• WHAT TO PRODUCE: Check every line of the records below for the string "accm", then report only how many lines have it.

• DATASET RECORDS:
------------------------------------
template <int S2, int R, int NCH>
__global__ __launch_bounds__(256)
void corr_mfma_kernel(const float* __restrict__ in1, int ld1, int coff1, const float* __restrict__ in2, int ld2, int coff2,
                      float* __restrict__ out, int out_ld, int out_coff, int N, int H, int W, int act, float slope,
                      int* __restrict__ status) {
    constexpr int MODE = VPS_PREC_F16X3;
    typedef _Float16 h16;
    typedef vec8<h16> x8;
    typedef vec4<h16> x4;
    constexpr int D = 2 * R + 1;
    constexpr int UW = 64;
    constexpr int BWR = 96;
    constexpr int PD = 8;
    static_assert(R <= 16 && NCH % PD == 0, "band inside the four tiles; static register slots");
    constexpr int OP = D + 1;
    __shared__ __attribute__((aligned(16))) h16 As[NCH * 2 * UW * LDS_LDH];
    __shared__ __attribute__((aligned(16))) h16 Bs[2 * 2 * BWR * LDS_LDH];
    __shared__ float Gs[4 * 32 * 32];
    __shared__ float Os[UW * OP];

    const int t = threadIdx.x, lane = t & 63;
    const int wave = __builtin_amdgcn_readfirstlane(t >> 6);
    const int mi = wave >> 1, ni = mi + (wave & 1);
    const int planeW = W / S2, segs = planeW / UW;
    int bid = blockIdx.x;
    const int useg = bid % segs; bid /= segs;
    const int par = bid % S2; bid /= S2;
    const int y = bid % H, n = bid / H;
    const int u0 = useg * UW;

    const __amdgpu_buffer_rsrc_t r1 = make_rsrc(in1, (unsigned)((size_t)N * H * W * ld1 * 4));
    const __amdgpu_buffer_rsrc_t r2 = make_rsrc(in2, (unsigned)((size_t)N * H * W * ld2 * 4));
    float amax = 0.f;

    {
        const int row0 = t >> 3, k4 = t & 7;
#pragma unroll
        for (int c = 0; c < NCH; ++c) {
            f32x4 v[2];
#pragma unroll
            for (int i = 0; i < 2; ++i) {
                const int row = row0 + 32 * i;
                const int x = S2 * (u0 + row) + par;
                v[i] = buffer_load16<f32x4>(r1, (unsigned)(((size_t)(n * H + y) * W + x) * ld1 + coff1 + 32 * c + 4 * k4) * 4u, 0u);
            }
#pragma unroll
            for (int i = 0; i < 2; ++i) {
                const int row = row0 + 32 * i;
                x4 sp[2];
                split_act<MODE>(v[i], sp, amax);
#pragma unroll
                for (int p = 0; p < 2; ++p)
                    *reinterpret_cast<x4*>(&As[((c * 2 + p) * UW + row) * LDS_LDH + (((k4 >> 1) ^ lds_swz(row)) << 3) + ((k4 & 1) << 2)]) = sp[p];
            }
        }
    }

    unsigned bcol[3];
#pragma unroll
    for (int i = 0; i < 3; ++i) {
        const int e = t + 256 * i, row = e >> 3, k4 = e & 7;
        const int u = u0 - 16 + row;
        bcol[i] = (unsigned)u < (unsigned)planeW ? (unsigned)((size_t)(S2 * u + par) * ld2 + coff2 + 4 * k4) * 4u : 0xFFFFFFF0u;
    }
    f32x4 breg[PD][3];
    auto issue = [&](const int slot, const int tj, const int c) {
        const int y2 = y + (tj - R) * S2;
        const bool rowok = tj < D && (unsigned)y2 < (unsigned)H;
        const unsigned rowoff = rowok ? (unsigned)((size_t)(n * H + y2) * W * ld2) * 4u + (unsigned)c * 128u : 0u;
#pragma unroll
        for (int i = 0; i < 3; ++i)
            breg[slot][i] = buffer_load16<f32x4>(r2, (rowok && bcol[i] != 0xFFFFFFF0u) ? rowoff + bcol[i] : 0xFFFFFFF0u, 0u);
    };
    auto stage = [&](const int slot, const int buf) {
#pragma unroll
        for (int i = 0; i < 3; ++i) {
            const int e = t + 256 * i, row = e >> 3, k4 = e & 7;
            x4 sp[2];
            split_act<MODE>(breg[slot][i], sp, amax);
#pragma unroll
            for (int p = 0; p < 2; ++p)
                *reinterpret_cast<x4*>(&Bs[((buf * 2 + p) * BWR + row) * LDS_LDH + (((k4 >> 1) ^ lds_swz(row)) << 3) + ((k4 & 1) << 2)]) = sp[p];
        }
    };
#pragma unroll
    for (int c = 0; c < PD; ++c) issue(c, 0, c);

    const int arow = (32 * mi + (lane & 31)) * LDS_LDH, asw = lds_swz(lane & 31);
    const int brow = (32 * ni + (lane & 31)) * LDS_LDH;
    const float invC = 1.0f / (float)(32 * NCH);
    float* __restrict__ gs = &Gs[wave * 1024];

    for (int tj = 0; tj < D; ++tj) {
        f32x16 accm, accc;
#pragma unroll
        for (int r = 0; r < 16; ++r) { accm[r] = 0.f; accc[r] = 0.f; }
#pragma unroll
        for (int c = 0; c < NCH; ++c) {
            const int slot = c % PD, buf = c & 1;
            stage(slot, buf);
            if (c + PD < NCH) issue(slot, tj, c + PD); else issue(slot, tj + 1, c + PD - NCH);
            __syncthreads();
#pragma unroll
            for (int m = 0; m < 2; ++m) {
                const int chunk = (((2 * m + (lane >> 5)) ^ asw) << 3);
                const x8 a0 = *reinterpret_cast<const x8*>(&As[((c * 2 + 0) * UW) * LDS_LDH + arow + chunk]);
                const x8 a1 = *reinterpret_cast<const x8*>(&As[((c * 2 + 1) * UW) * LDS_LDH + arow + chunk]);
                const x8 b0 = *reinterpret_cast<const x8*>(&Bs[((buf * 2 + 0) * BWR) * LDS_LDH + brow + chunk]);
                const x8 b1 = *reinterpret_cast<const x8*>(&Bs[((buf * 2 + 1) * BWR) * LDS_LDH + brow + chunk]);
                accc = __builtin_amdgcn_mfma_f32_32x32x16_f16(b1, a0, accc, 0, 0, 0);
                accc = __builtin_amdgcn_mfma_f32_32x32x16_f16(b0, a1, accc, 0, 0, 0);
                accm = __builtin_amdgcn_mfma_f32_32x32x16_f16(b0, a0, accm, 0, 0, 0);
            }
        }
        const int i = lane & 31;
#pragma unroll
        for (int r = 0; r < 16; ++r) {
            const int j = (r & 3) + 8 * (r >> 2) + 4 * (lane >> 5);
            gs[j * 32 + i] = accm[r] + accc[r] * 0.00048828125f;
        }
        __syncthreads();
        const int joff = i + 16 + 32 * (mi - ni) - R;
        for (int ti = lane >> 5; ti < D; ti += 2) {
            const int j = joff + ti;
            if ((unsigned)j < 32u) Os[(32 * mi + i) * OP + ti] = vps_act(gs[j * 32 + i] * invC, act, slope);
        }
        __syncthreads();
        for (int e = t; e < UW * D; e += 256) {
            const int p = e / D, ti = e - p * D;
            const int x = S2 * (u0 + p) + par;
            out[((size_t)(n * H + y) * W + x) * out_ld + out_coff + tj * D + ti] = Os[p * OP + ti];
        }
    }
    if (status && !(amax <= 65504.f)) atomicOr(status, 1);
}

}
------------------------------------
• RESULT BELOW: 4